Mitchell of ACE said he believed many institutions have invested significantly in student mental health pre-coronavirus, in response to growing demand for services. So "as institutions look at where are the holes they need to fill," he said, "happily student mental health is not at the front of the line because of the investments they’ve already made."

But that doesn't mean responding to student mental health concerns will be easy for institutions or presidents, Mitchell said. "Just as it's hard to move classes online, it's even harder to think about how you take all of your student supports and take them online," he said. "Presidents are grappling with taking forms of engagement that have formerly been campus-based and turn[ing] them into services online or at a distance."

Going Virtual in a Hurry

As seen in the chart above, almost every college ended in-person instruction as the coronavirus hit and moved all teaching and learning into remote or virtual settings, typically after pausing instruction over planned or extended spring breaks to help prepare professors and students alike for the transition. In general, Inside Higher Ed's reporting suggests that the process has generally gone smoothly in its early days, with relatively few complaints from students or significant interruptions in delivery.

While faculty support for technology-enabled learning is historically very mixed, as Inside Higher Ed's annual surveys of faculty views on technology show, that does not appear to be the case in this situation, with fewer than a quarter of presidents saying they found it challenging to get faculty buy-in for the sudden move to remote learning.
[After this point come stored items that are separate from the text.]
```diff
@@ -209,9 +209,14 @@
     def forward_dynamic(self, data):
         st = data.pop('_static')
         data.update(materialize_matches(st['raw']))
-        f0u, f1u = self.fine_preprocess(st['feat_f0'], st['feat_f1'], st['geo0'], st['geo1'], data)
-        if f0u.size(0) != 0:
-            f0u, f1u = self.loftr_fine(f0u, f1u)
+        pre = self.fine_preprocess(st['feat_f0'], st['feat_f1'], st['geo0'], st['geo1'], data,
+                                   as_rows=self.loftr_fine.takes_rows(st['geo0'].dtype, self.fine_preprocess.W ** 2))
+        if isinstance(pre, FineRows):
+            f0u, f1u = self.loftr_fine.forward_rows(pre)
+        else:
+            f0u, f1u = pre
+            if f0u.size(0) != 0:
+                f0u, f1u = self.loftr_fine(f0u, f1u)
         self.fine_matching(f0u, f1u, data)
         data['_feat_dev'] = {'loftr_f0': st['feat0'], 'loftr_f1': st['feat1'], 'geo_f0': st['geo0'], 'geo_f1': st['geo1'],
                              'fine_f0': f0u, 'fine_f1': f1u}
diff --git a/geoformer_amd/model/modules.py b/geoformer_amd/model/modules.py
--- a/geoformer_amd/model/modules.py
+++ b/geoformer_amd/model/modules.py
@@ -1,6 +1,6 @@
 import copy
 import math
-from typing import Dict, Optional
+from typing import Dict, NamedTuple, Optional
 
 import torch
 import torch.nn as nn
@@ -140,6 +140,13 @@
         message = ops.linear_attention(q, k, v, self.nhead, x_mask, source_mask)
         return self.finish(x, message, out=out)
 
+    def forward_rows(self, fr, out=None):
+        w = self.weights(fr.ctx.dtype)
+        packed = w.get('stream_fine_rows')
+        if packed is None or packed[0] is not fr.w_win:
+            packed = w['stream_fine_rows'] = (fr.w_win, fused.pack_fine_rows_stream(fr.w_win, w['stream_fine']))
+        return fused.fine_layer_rows(fr.win_rows, fr.ctx, packed[1], w['ln'], self.norm1.eps, self.norm2.eps, out=out)
+
     def kv_state(self, source, source_mask=None, out=None):
         return fused.encoder_kv_state(source, self.weights(source.dtype)['stream_kv'], source_mask, out=out)
 
@@ -173,8 +180,16 @@
             if p.dim() > 1:
                 nn.init.xavier_uniform_(p)
 
+    def takes_rows(self, dtype, seq_len):
+        return bool(self.layer_names) and self.layer_names[0] == 'self' and self.layers[0].fusable_window(dtype, seq_len)
+
+    def forward_rows(self, fr):
+        both = self.layers[0].forward_rows(fr)
+        n = both.shape[0] // 2
+        return self.forward(both[:n], both[n:], both=both, first_layer=1)
+
     def forward(self, feat0, feat1, mask0: Optional[torch.Tensor] = None, mask1: Optional[torch.Tensor] = None,
-                both: Optional[torch.Tensor] = None):
+                both: Optional[torch.Tensor] = None, first_layer: int = 0):
         assert self.d_model == feat0.size(2), 'the feature number of src and transformer must be equal'
         same = feat0.shape == feat1.shape
         n = feat0.shape[0]
@@ -185,12 +200,12 @@
             if both is None:
                 both = torch.cat([feat0, feat1], 0)
         mboth = torch.cat([mask0, mask1], 0) if (same and mask0 is not None) else None
-        if same and both.is_cuda and all(ly.fusable(both.dtype) for ly in self.layers):
+        if first_layer == 0 and same and both.is_cuda and all(ly.fusable(both.dtype) for ly in self.layers):
             return self._forward_fused(both, n, mask0, mask1, mboth)
-        if (not same and feat0.is_cuda and feat0.dim() == 3 and feat0.shape[0] == feat1.shape[0]
+        if (first_layer == 0 and not same and feat0.is_cuda and feat0.dim() == 3 and feat0.shape[0] == feat1.shape[0]
                 and all(ly.fusable(feat0.dtype) for ly in self.layers)):
             return self._forward_fused_unequal(feat0, feat1, mask0, mask1)
-        for layer, name in zip(self.layers, self.layer_names):
+        for layer, name in list(zip(self.layers, self.layer_names))[first_layer:]:
             if name == 'self':
                 if same:
                     both = layer(both, both, mboth, mboth)
@@ -472,6 +487,13 @@
         return self.des_transformer(desc_map0, desc_map1, geo, both=desc_both)
 
 
+class FineRows(NamedTuple):
+    win_rows: torch.Tensor
+    ctx: torch.Tensor
+    w_win: torch.Tensor
+    maps: tuple
+
+
 class FinePreprocess(nn.Module):
     def __init__(self, config):
         super().__init__()
@@ -504,7 +526,7 @@
             self._cache[dtype] = w
         return w
 
-    def forward(self, feat_f0, feat_f1, feat_c0, feat_c1, data: Dict[str, torch.Tensor]):
+    def forward(self, feat_f0, feat_f1, feat_c0, feat_c1, data: Dict[str, torch.Tensor], as_rows: bool = False):
         W = self.W
         stride = int(data['hw0_f'][0]) // int(data['hw0_c'][0])
         data.update({'W': torch.tensor(W)})
@@ -523,6 +545,8 @@
         if rows16:
             win_rows, c_rows = ops.fine_rows(feat_f0, feat_f1, fc0, fc1, *ids, supported=True)
             ctx = ops.linear(ops.linear_rows(c_rows, w['dw'], bias=w['db']), w['mw_ctx'], bias=w['mb'])
+            if as_rows:
+                return FineRows(win_rows, ctx, w['mw_win'], (feat_f0, feat_f1))
             out = ops.linear_rows(win_rows, w['mw_win'], rowgroup_bias=ctx, rowgroup_rows=W * W)
             return out[:M], out[M:]
         win, ccat = ops.fine_gather(feat_f0, feat_f1, feat_c0, feat_c1, *ids, dtype)
diff --git a/include/geoformer_hip.h b/include/geoformer_hip.h
--- a/include/geoformer_hip.h
+++ b/include/geoformer_hip.h
@@ -95,6 +95,8 @@
 
 int gf_fine_layer(const void* x, const void* src, void* out, int dtype, int Nw, int Lw, const void* wstream,
                   const float* ln_params, float eps1, float eps2, float attn_eps, void* stream);
+int gf_fine_layer_rows(const uint64_t* win_rows, const void* ctx, void* out, int dtype, int Nw, int Lw, const void* wstream,
+                       const float* ln_params, float eps1, float eps2, float attn_eps, void* stream);
 
 #define GF_CONV_PAD16 0x100
 #define GF_CONV_REM8 0x200
```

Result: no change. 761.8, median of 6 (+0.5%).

But three-quarters of presidents said they found it either very or somewhat challenging to train instructors who are less familiar with digital delivery. Inside Higher Ed's 2019 Survey of Faculty Attitudes on Technology found that fewer than half of professors had taught an online course, and on some campuses that figure is likely to be much higher.

The other significant challenges presidents identified around the move to remote learning had to do with students. Slightly more than two-thirds of campus leaders (69 percent) said they viewed ensuring student access as a challenge, but a greater number, 81 percent, expressed concern about maintaining student engagement.